On May 21, 2013, MLS announced the 20th team in its history: New York City FC. Nearly 20 years after MLS was supposed to launch with two teams in the New York area, it finally happened.
Last year, those two teams met on the field for the first time. Let's be honest: it wasn't close. The Blues were taking their first, tottering steps in the league; the Red Bulls were storming to their second Supporters' Shield in three years. For as much as we'd have loved to have painted Gotham blue, it was drenched in scarlet with the gore from three defeats.
Because that's the reality: rivalries are forged on the field. The Red Bulls ran riot over the Blues; they outscored New York City 7-2 over three games. They were led by striker Bradley Wright-Phillips, who scored four of those goals. None of those games were remotely close.
In the opener at Red Bull Arena in New Jersey, New York City gave up a goal in the opening strokes of the game that left them reeling throughout, to the point that English legend Frank Lampard got nutmegged & left stumbling about by Red Bulls midfielder Mike Grella on the way to New York City's surrender of a second goal. That game ended 2-0, with then-manager pointedly calling out his players' lack of effort.
At Yankee Stadium, the Blues were able to briefly match up with the Red Bulls, before collapsing in a heap in the second half on the way to a 3-1 capitulation. And the rubber match in the Hudson River Derby was utterly forgettable, as the Red Bulls strolled to a 2-1 triumph back home in Harrison, New Jersey.
Rivalries are forged on the field, but New York City have yet to show up on it. For this to actually be "the greatest rivalry in MLS", as Alexi Lalas bizarrely stated, New York City need to actually win. They need to deliver a statement, ideally one that ends with Red Bulls players slinking back to New Jersey in shame at their performance.
The Blues have never had a better chance to make this an actual rivalry than today. The team that Patrick Vieira has meticulously crafted is finally beginning to work in harmony with each other. They stand in second place in the East at 18 points; a win today, and they retake sole possession of first place. Are there discordant moments? Definitely. Vieira is not finished with them yet, and they have many games yet to keep.

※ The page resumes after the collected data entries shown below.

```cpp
#define HNY_KNOB_UNSET (-2147483647 - 1)
struct Knobs {
  int no_fast;
  int no_rb;
  int rb_one;
  int prune_n8;
  int walk_slots, xcd_tile, prune_xcd_tile, walk_resident, visited_log, vis_slots, stage_bytes, no_locality,
      heap_small_cap, vis_buckets;
};
static inline int knob_or(int v, int dflt) { return v == HNY_KNOB_UNSET ? dflt : v; }

#ifndef HNY_RB_MAX_NCH
#define HNY_RB_MAX_NCH 3
#endif
#ifndef HNY_WALK_WPE
#define HNY_WALK_WPE 4
#endif
#ifndef HNY_WALK_WPE_SMALL
#define HNY_WALK_WPE_SMALL 6
#endif
constexpr int hnyk_walk_waves_per_simd(int lpr, int nch, int sp, bool rm, int rc) {
  return nch == 1 && sp >= 4 && !rm && (rc == 1 || rc == 2) && lpr <= 32 ? HNY_WALK_WPE_SMALL : HNY_WALK_WPE;
}

static inline bool hnyk_fast_path(const GraphDev &g, const Knobs &k) {
  return !k.no_fast && !g.x86_order && !g.incremental && g.metric >= 0 && g.metric < 7 && g.M0 <= 64u;
}
struct WalkForm {
  int sp;
  bool big_eps;
  bool reader;
  int rc;
  int waves_per_simd;
};
static inline WalkForm hnyk_walk_form(const GraphDev &g, const WalkArgs &a, LaunchShape s, const Knobs &k) {
  WalkForm f{0, a.eps_cap > 64, false, 0, 0};
  if (hnyk_fast_path(g, k) && a.eps_cap <= 64 && !a.res_global) {
    f.sp = g.metric + 1;
    f.reader = a.reader_mode != 0;
    if (s.nch <= HNY_RB_MAX_NCH && a.rcap <= 128 && !k.no_rb)
      f.rc = s.nch == 1 && s.lpr <= 32 && !f.reader && a.rb_one && k.rb_one ? 1 : 2;
// ... 81 lines not shown
  const u32 *filter_of;
  const u32 *masks;
  u32 mask_stride;
  const u32 *k_of;
  u32 *tile_mask;
};
static inline u32 hnyk_exact_qt(u32 row_stride) {
  u32 qt = 32;
  while (qt > 4 && (size_t)qt * row_stride > 65536u) qt /= 2;
  return qt;
}
hipError_t hnyk_exact_scores(const GraphDev &g, const ExactArgs &a, LaunchShape s, hipStream_t st);
hipError_t hnyk_exact_topk(const GraphDev &g, const ExactArgs &a, hipStream_t st);
hipError_t hnyk_exact_tile_masks(const ExactArgs &a, hipStream_t st);
struct RangeArgs {
  const float *scores;
  u32 score_stride;
  u32 nq;
  u32 slab_base, slab_n;
  const u32 *mask;
  const float *radius;
  u64 *count;
  u64 *keys;
  const u32 *seg;
  u32 *cursor;
};
hipError_t hnyk_range_count(const RangeArgs &a, hipStream_t st);
hipError_t hnyk_range_emit(const RangeArgs &a, hipStream_t st);
hipError_t hnyk_range_sort(void *temp, size_t &temp_bytes, u64 *keys, u64 *other, u32 n, u32 n_seg, const u32 *seg,
                           u64 **sorted, hipStream_t st);
hipError_t hnyk_range_finish(const u64 *keys, u32 n, const u32 *item_ids, u32 *ids, u32 *dist_bits, hipStream_t st);
hipError_t hnyk_emit(const GraphDev &g, const EmitArgs &a, hipStream_t st);
hipError_t hnyk_segments(const u64 *keys, u32 n_ops, u32 *seg_start, u32 *n_seg, hipStream_t st);
hipError_t hnyk_apply(const GraphDev &g, const ApplyArgs &a, LaunchShape s, const ApplyForm &f, int grid, hipStream_t st);
hipError_t hnyk_apply_append(const GraphDev &g, const ApplyArgs &a, hipStream_t st);
hipError_t hnyk_apply_deferred(const GraphDev &g, const ApplyArgs &a, LaunchShape s, const ApplyForm &f, StageRows sl,
                               u32 work, hipStream_t st);
hipError_t hnyk_apply_merge(const GraphDev &g, const u64 *exch, u32 n_def, u32 world, u32 rank, u32 per,
                            u32 stride, hipStream_t st);
hipError_t hnyk_sort_u32(void *temp, size_t &temp_bytes, u32 *in, u32 *out, u32 n, hipStream_t st);
hipError_t hnyk_sort_pairs(void *temp, size_t &temp_bytes, u64 *keys_in, u64 *keys_out, u64 *vals_in,
                           u64 *vals_out, u32 n, u32 begin_bit, u32 end_bit, hipStream_t st);
hipError_t hnyk_sort_pairs48(void *temp, size_t &temp_bytes, u64 *keys_in, u64 *keys_out, u64 *vals_in,
                             u64 *vals_out, u32 n, hipStream_t st);
hipError_t hnyk_iota_u64(u64 *p, u32 base, u32 n, hipStream_t st);
hipError_t hnyk_take_topk(const u64 *cand, const u32 *cand_n, u32 rcap, u32 k, u32 n, u64 *out,
                          hipStream_t st);
hipError_t hnyk_lane_selftest(u32 *out64, hipStream_t st);
hipError_t hnyk_pair_distances(const GraphDev &g, const u32 *a, const u32 *b, u32 n, float *out,
                               LaunchShape s, hipStream_t st);
hipError_t hnyk_fill_u32(u32 *p, u32 v, size_t n, hipStream_t st);
hipError_t hnyk_fill_gaps_wg(const GraphDev &g, const u64 *recs, u32 n_recs, const unsigned char *deleted,
                             u32 *bitmaps, u32 words, u32 *bm, u32 maxb, u64 *keys, u64 *sorted, int SL, int grid,
                             LaunchShape s, hipStream_t st);
hipError_t hnyk_fill_gaps(const GraphDev &g, const u64 *recs, u32 n_recs, const unsigned char *deleted,
                          LaunchShape s, hipStream_t st);
hipError_t hnyk_finalize_lists(u32 *ids, u32 *cnt_out, u32 n_lists, u32 cap, hipStream_t st);
size_t hnyk_walk_lds_bytes(u32 rcap, u32 eps_cap);
#define HNY_DECL_SP(N)                                                                                         \
  hipError_t hnyk_walk_sp##N(const GraphDev &g, const WalkArgs &a, LaunchShape s, const WalkForm &f, int grid, \
                             hipStream_t st);                                                                  \
  hipError_t hnyk_prune_sp##N(const GraphDev &g, const PruneArgs &a, LaunchShape s, const PruneForm &f, int SL, \
                              int grid, hipStream_t st);                                                       \
  hipError_t hnyk_apply_sp##N(const GraphDev &g, const ApplyArgs &a, LaunchShape s, const ApplyForm &f, int SL, \
                              int grid, hipStream_t st);
HNY_DECL_SP(1) HNY_DECL_SP(2) HNY_DECL_SP(3) HNY_DECL_SP(4) HNY_DECL_SP(5) HNY_DECL_SP(6) HNY_DECL_SP(7)
// ... 59 lines not shown
```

Meanwhile the Red Bulls are staggering. This is not the ferociously harassing team of last season, not even close. It took them the better part of three games to even score their first goal; their seven losses already are 70% of what games they lost last season. Their offense is suspect, their defense a reject. They desperately miss Damien Perrinelle and Matt Miazga; Dax McCarty is thoroughly ineffective, I suspect because he's playing through injury. Wright-Phillips is not the Golden Boot winner he was two years ago, when Thierry Henry was feeding him balls.
Meanwhile, David Villa leads MLS with eight goals. Tommy McNamara is finally becoming the creative and secondary scoring force that the Blues need. His sublime game-winning goal against the Portland Timbers last Sunday took his streak to four straight games with either a goal or an assist. He's got a goal and three assists over the four-game span in which the Blues have drawn once and won three games – matching their longest unbeaten streak ever.
The question, though, is: wither Lampard? Will he play today? His not-quite spectral presence hangs over the festivities like Banquo's ghost. I don't know. I hope not; whatever Lampard could've brought to New York City, he chose instead to leave behind in places like the Hawthorns and the Stadium of Light in England, in a futile quest for glory. All he's brought, instead, is the special kind of humiliation reserved for players who tarry on the field too long. He's Namath in a Rams jersey, Jordan in a Wizards jersey, Mays in a Mets jersey.
The glory is reserved for Villa; to players like McNamara and Poku, the folk affections. Pirlo, despite his clear struggles at times, gets the appreciation due a senior master of the game. Not Lampard -- the scorn and opprobrium he used to get has curdled into pity and now, at last, apathy.
Enough. He is of the past. Today, we celebrate the present. And at the end of the afternoon, we hope to welcome the future with, at last, a victory in the Hudson River Derby. The first one, and not the last.